## TASK REQUIREMENTS
Among the entries, find each line that includes the string "environ" and list it.

::: MATERIAL TO PROCESS :::

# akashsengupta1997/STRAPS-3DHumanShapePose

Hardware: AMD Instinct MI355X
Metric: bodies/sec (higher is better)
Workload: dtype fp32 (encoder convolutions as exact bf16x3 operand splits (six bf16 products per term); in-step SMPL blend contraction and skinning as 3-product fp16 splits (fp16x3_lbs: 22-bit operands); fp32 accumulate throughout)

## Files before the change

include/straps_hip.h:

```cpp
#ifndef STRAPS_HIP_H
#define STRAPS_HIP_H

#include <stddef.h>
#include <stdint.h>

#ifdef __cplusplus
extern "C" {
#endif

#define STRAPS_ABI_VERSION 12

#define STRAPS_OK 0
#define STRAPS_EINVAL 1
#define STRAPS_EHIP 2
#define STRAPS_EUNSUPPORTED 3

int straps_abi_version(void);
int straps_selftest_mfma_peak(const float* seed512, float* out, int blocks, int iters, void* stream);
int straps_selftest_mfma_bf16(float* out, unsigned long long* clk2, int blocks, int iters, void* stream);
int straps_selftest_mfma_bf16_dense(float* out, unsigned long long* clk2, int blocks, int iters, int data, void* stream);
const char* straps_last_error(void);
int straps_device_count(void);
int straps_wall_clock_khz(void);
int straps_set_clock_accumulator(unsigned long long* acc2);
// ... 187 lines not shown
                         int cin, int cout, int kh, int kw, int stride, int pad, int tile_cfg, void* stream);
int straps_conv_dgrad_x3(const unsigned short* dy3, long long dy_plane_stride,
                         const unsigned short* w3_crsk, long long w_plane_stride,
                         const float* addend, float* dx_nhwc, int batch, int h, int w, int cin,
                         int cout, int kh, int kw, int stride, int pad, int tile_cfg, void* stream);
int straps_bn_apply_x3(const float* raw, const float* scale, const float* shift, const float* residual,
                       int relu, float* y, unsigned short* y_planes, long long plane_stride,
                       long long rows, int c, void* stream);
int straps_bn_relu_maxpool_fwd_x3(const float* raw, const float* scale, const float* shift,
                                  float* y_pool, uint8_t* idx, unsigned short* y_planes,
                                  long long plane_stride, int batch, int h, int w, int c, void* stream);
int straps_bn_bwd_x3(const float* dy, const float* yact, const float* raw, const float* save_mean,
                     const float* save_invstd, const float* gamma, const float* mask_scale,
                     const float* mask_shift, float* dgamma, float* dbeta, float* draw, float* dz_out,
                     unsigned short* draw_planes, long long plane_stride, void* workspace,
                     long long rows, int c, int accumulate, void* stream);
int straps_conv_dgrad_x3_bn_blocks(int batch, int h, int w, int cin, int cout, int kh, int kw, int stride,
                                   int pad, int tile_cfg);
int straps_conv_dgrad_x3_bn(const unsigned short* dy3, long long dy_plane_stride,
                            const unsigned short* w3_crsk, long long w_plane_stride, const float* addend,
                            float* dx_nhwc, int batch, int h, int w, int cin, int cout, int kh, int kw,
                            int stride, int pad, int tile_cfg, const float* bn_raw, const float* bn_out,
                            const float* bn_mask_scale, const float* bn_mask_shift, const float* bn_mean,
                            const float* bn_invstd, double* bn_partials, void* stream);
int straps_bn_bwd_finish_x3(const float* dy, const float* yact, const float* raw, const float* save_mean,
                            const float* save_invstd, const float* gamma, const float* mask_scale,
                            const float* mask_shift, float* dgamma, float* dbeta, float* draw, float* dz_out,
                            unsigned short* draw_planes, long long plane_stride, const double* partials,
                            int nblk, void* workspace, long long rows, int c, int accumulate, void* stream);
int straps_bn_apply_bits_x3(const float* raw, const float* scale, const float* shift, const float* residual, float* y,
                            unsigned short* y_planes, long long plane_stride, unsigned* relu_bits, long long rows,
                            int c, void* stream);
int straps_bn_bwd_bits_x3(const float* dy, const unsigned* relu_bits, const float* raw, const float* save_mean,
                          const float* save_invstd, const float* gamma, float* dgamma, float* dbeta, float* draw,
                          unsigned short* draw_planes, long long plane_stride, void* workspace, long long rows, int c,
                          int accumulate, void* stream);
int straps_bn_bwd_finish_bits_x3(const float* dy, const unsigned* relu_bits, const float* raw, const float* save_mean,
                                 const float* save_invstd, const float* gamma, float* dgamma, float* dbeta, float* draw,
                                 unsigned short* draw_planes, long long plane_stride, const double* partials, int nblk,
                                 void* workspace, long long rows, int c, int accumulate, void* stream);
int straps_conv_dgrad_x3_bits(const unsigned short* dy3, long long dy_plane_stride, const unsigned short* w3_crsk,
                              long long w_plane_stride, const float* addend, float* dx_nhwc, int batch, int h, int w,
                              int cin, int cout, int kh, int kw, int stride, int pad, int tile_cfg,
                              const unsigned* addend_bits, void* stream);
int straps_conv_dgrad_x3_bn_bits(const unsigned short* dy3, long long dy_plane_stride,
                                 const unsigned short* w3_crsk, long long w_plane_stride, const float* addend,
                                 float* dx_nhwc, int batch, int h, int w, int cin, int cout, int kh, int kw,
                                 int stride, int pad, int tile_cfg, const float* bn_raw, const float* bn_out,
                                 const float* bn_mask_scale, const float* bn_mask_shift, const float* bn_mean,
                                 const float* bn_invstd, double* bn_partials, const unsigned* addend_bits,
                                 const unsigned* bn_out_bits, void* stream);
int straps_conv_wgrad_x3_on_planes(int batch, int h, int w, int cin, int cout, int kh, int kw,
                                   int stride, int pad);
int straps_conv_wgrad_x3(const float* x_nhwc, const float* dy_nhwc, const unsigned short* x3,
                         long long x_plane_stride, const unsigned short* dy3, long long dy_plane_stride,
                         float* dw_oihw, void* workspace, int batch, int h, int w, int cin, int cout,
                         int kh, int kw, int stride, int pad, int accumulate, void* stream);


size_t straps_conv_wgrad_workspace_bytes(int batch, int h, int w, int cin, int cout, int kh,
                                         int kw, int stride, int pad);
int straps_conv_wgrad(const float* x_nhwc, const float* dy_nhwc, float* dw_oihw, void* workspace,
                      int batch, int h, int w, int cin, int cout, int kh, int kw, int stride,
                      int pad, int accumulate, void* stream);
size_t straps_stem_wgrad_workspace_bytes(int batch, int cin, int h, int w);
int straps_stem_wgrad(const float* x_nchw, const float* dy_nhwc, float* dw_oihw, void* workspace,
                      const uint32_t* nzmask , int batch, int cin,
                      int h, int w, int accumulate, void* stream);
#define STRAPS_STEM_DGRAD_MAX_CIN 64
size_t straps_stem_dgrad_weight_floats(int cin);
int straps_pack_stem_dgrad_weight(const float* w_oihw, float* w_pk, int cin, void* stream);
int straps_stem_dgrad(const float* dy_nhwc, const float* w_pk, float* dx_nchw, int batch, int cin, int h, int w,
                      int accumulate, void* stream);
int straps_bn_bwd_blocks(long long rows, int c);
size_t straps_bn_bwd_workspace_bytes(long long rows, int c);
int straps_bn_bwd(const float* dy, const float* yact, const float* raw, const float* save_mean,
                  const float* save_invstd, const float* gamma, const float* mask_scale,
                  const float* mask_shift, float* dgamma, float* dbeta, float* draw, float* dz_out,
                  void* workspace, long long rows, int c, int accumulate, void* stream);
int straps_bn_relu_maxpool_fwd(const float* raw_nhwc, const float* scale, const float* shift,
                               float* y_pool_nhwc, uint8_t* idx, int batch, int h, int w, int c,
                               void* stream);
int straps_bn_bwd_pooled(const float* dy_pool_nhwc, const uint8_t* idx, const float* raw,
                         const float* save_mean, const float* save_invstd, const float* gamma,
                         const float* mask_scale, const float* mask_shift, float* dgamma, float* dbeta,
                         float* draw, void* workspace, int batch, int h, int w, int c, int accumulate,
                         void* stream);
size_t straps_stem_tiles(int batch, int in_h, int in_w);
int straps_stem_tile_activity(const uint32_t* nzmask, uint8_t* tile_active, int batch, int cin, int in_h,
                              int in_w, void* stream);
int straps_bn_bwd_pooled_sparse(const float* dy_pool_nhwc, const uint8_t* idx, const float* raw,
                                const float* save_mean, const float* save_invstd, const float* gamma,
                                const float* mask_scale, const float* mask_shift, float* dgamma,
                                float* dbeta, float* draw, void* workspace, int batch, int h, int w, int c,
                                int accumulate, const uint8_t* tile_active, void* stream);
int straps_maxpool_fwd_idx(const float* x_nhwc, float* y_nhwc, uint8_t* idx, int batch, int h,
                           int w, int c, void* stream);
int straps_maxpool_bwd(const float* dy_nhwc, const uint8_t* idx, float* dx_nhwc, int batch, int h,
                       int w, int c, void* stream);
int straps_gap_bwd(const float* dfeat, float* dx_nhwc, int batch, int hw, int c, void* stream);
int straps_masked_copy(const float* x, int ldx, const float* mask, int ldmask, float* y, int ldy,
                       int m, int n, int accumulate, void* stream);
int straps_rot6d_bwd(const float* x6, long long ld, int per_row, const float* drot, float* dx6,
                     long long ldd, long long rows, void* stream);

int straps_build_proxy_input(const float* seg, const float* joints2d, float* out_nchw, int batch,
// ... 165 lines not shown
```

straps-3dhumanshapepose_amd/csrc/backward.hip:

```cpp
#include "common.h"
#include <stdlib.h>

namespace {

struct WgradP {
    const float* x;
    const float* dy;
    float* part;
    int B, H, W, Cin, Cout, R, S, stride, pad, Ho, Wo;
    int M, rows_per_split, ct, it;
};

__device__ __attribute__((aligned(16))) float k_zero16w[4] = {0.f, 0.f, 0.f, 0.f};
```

:::
::: MATERIAL TO PROCESS :::

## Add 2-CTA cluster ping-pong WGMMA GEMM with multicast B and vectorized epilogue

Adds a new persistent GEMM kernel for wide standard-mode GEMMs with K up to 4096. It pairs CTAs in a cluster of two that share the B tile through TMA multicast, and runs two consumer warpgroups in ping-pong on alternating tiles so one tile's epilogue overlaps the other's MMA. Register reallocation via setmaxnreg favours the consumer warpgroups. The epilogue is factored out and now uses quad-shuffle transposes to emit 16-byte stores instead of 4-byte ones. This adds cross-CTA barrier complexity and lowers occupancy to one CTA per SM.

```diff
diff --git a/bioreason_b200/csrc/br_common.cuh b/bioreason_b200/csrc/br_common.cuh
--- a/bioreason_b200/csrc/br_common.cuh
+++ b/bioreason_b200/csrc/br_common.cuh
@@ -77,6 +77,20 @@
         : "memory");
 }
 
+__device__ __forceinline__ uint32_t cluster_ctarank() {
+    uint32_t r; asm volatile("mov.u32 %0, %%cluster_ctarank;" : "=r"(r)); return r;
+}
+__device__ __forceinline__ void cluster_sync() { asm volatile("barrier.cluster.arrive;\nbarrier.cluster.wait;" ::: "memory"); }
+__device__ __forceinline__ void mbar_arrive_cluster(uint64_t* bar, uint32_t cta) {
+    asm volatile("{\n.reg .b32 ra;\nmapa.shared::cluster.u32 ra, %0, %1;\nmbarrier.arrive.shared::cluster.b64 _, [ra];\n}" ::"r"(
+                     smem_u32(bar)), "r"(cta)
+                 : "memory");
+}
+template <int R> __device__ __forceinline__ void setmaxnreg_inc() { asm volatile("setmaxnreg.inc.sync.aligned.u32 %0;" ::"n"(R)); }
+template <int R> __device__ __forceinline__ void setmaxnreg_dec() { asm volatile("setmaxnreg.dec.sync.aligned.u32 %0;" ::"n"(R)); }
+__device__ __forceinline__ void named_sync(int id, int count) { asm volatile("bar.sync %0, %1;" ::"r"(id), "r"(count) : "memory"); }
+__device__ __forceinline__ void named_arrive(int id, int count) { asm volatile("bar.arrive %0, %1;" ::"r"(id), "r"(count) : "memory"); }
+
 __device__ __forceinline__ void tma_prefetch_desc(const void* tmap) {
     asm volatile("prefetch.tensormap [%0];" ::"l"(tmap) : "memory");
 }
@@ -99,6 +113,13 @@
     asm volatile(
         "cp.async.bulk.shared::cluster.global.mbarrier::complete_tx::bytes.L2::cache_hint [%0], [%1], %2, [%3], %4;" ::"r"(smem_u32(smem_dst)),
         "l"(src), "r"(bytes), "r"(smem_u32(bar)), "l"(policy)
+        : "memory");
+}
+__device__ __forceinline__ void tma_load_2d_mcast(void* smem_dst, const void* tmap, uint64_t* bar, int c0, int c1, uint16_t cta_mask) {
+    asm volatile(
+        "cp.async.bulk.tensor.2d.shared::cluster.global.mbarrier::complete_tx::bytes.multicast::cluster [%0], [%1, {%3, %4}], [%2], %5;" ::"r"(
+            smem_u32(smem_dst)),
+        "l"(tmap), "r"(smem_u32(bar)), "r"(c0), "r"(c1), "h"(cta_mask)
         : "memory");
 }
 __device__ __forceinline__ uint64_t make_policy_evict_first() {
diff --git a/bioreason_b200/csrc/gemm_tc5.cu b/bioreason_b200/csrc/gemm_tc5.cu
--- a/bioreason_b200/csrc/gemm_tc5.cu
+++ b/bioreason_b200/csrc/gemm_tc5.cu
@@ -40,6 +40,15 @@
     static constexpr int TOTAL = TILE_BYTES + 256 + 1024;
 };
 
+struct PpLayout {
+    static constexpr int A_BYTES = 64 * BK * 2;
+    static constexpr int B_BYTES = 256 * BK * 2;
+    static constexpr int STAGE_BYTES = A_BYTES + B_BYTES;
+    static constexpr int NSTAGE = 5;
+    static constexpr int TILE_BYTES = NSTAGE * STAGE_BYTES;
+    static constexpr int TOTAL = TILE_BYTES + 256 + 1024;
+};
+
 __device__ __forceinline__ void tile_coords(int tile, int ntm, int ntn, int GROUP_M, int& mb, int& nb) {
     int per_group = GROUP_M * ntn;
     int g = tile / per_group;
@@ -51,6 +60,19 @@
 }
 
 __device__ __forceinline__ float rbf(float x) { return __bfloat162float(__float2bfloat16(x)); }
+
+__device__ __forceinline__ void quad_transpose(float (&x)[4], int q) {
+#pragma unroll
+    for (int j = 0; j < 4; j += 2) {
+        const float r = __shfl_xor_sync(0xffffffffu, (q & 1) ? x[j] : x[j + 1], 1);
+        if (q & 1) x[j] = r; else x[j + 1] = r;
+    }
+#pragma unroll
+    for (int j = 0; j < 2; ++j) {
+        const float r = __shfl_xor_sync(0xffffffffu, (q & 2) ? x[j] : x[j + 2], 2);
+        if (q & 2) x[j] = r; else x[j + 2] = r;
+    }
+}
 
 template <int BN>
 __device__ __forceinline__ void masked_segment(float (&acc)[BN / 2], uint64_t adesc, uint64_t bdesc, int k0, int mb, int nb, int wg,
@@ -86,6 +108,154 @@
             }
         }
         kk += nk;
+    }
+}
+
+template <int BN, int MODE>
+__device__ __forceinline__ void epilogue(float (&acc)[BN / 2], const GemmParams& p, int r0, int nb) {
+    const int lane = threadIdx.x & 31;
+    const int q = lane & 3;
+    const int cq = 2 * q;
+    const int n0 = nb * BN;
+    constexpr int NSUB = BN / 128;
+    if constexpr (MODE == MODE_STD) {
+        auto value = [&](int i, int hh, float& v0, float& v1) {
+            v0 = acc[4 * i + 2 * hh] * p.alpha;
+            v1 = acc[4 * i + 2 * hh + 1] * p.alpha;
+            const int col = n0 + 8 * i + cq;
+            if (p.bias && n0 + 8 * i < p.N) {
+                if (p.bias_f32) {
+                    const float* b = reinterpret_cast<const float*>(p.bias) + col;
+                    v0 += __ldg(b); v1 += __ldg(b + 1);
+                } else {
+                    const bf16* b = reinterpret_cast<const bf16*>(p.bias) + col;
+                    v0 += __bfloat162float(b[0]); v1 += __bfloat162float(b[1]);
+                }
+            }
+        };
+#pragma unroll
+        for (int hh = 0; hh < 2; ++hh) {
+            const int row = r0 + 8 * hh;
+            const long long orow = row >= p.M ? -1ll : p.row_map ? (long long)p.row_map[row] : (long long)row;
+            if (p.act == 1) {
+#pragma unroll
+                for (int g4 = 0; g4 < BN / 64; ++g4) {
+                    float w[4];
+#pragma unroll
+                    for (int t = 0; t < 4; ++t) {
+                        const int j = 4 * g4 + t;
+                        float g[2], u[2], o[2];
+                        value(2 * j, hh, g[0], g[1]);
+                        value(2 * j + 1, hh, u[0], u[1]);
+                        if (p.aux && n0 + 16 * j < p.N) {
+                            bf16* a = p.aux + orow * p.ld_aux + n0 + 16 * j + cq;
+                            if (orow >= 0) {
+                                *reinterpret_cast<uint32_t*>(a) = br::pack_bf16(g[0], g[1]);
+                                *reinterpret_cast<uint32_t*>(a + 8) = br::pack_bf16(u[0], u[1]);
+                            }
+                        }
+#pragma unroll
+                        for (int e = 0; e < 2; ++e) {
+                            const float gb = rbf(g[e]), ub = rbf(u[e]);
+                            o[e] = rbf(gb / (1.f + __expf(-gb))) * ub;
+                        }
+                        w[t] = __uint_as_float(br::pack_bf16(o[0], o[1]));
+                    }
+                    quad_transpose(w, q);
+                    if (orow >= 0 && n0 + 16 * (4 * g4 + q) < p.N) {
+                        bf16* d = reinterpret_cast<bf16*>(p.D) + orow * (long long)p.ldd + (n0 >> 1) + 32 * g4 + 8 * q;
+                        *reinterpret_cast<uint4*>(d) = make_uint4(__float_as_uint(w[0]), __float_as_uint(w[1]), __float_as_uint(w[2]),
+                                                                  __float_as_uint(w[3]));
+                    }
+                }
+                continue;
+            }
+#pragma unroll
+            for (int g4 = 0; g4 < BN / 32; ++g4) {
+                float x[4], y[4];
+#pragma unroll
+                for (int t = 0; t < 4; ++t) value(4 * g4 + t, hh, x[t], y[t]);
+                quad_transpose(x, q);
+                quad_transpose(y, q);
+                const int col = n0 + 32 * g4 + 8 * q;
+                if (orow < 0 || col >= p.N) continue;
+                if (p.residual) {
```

:::
::: MATERIAL TO PROCESS :::

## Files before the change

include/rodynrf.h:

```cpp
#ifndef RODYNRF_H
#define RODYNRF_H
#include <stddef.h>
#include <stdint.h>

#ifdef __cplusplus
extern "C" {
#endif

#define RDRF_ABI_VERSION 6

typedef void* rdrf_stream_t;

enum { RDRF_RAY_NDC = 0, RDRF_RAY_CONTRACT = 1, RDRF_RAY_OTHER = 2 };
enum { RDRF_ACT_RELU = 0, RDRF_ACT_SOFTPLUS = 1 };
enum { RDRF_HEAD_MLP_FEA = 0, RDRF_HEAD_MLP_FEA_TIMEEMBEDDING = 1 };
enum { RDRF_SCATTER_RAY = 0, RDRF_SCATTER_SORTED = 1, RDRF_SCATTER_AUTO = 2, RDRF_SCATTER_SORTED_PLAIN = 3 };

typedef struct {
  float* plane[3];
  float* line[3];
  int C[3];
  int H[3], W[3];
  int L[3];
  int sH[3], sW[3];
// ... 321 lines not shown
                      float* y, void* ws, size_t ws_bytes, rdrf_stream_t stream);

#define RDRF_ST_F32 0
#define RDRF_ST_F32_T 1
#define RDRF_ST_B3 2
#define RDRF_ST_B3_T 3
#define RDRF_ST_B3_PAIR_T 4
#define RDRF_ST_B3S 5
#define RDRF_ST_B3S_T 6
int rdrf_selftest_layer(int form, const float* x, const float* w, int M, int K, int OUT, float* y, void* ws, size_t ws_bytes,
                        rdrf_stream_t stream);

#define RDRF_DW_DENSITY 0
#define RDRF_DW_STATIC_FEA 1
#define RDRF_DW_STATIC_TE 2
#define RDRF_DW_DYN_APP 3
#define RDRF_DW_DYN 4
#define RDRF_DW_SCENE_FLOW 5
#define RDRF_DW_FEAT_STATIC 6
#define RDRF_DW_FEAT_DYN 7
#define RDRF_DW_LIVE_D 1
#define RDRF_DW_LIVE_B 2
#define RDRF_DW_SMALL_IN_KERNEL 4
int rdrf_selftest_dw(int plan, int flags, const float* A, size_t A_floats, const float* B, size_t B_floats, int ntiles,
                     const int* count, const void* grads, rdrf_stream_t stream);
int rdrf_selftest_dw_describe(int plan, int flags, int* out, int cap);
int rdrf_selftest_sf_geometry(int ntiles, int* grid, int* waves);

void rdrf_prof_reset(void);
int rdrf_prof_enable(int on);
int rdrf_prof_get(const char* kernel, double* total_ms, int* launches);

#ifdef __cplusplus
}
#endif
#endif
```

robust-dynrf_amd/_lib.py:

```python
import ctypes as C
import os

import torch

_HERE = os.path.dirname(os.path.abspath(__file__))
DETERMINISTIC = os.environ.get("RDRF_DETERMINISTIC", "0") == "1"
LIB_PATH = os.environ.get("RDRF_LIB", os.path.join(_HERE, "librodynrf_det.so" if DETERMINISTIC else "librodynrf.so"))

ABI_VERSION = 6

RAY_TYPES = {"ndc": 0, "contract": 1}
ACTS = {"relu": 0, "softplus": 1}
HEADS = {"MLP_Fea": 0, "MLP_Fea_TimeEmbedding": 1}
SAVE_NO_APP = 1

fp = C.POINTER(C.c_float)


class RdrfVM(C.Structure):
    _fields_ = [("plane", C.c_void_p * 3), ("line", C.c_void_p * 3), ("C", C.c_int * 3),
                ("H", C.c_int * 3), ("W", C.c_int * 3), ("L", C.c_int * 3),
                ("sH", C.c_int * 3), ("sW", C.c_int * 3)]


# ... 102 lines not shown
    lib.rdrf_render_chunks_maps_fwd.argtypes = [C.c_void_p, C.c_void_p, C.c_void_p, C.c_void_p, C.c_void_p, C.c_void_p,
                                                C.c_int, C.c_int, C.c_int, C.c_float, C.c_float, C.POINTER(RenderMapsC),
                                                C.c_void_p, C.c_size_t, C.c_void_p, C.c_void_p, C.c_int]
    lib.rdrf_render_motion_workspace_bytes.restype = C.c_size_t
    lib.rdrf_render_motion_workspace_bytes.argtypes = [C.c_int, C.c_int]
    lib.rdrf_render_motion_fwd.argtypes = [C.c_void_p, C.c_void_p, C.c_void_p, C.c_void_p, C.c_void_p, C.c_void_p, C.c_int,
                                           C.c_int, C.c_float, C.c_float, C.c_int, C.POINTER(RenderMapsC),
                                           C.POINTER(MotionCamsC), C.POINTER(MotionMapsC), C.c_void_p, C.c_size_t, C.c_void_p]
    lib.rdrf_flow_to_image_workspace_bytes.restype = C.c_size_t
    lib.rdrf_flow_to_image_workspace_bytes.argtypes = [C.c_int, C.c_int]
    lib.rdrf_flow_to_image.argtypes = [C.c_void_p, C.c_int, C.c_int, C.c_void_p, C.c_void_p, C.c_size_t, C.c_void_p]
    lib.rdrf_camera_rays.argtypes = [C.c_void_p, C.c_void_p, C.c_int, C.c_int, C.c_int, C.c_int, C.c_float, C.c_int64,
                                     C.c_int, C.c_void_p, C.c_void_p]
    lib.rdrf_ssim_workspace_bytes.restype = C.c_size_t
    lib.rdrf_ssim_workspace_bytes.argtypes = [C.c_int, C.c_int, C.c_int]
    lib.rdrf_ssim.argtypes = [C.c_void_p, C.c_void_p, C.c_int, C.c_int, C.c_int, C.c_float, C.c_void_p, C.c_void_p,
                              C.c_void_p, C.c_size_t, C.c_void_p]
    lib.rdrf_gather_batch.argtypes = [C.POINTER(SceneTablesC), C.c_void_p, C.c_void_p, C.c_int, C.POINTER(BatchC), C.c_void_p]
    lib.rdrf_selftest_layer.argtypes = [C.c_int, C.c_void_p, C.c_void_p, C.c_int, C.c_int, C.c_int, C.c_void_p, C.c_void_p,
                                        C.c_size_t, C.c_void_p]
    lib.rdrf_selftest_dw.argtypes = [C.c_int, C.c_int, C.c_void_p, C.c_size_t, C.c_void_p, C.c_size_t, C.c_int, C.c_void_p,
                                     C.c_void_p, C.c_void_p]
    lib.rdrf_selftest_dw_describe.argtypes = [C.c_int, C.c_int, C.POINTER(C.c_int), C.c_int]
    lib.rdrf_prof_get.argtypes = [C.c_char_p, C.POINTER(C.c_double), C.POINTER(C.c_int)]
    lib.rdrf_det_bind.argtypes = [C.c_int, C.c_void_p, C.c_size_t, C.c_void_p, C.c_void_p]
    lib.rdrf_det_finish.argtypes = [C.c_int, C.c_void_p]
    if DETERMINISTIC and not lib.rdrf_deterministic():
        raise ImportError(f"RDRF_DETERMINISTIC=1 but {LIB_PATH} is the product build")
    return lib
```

:::

## SOLUTION TO THIS PROBLEM
DETERMINISTIC = os.environ.get("RDRF_DETERMINISTIC", "0") == "1"
LIB_PATH = os.environ.get("RDRF_LIB", os.path.join(_HERE, "librodynrf_det.so" if DETERMINISTIC else "librodynrf.so"))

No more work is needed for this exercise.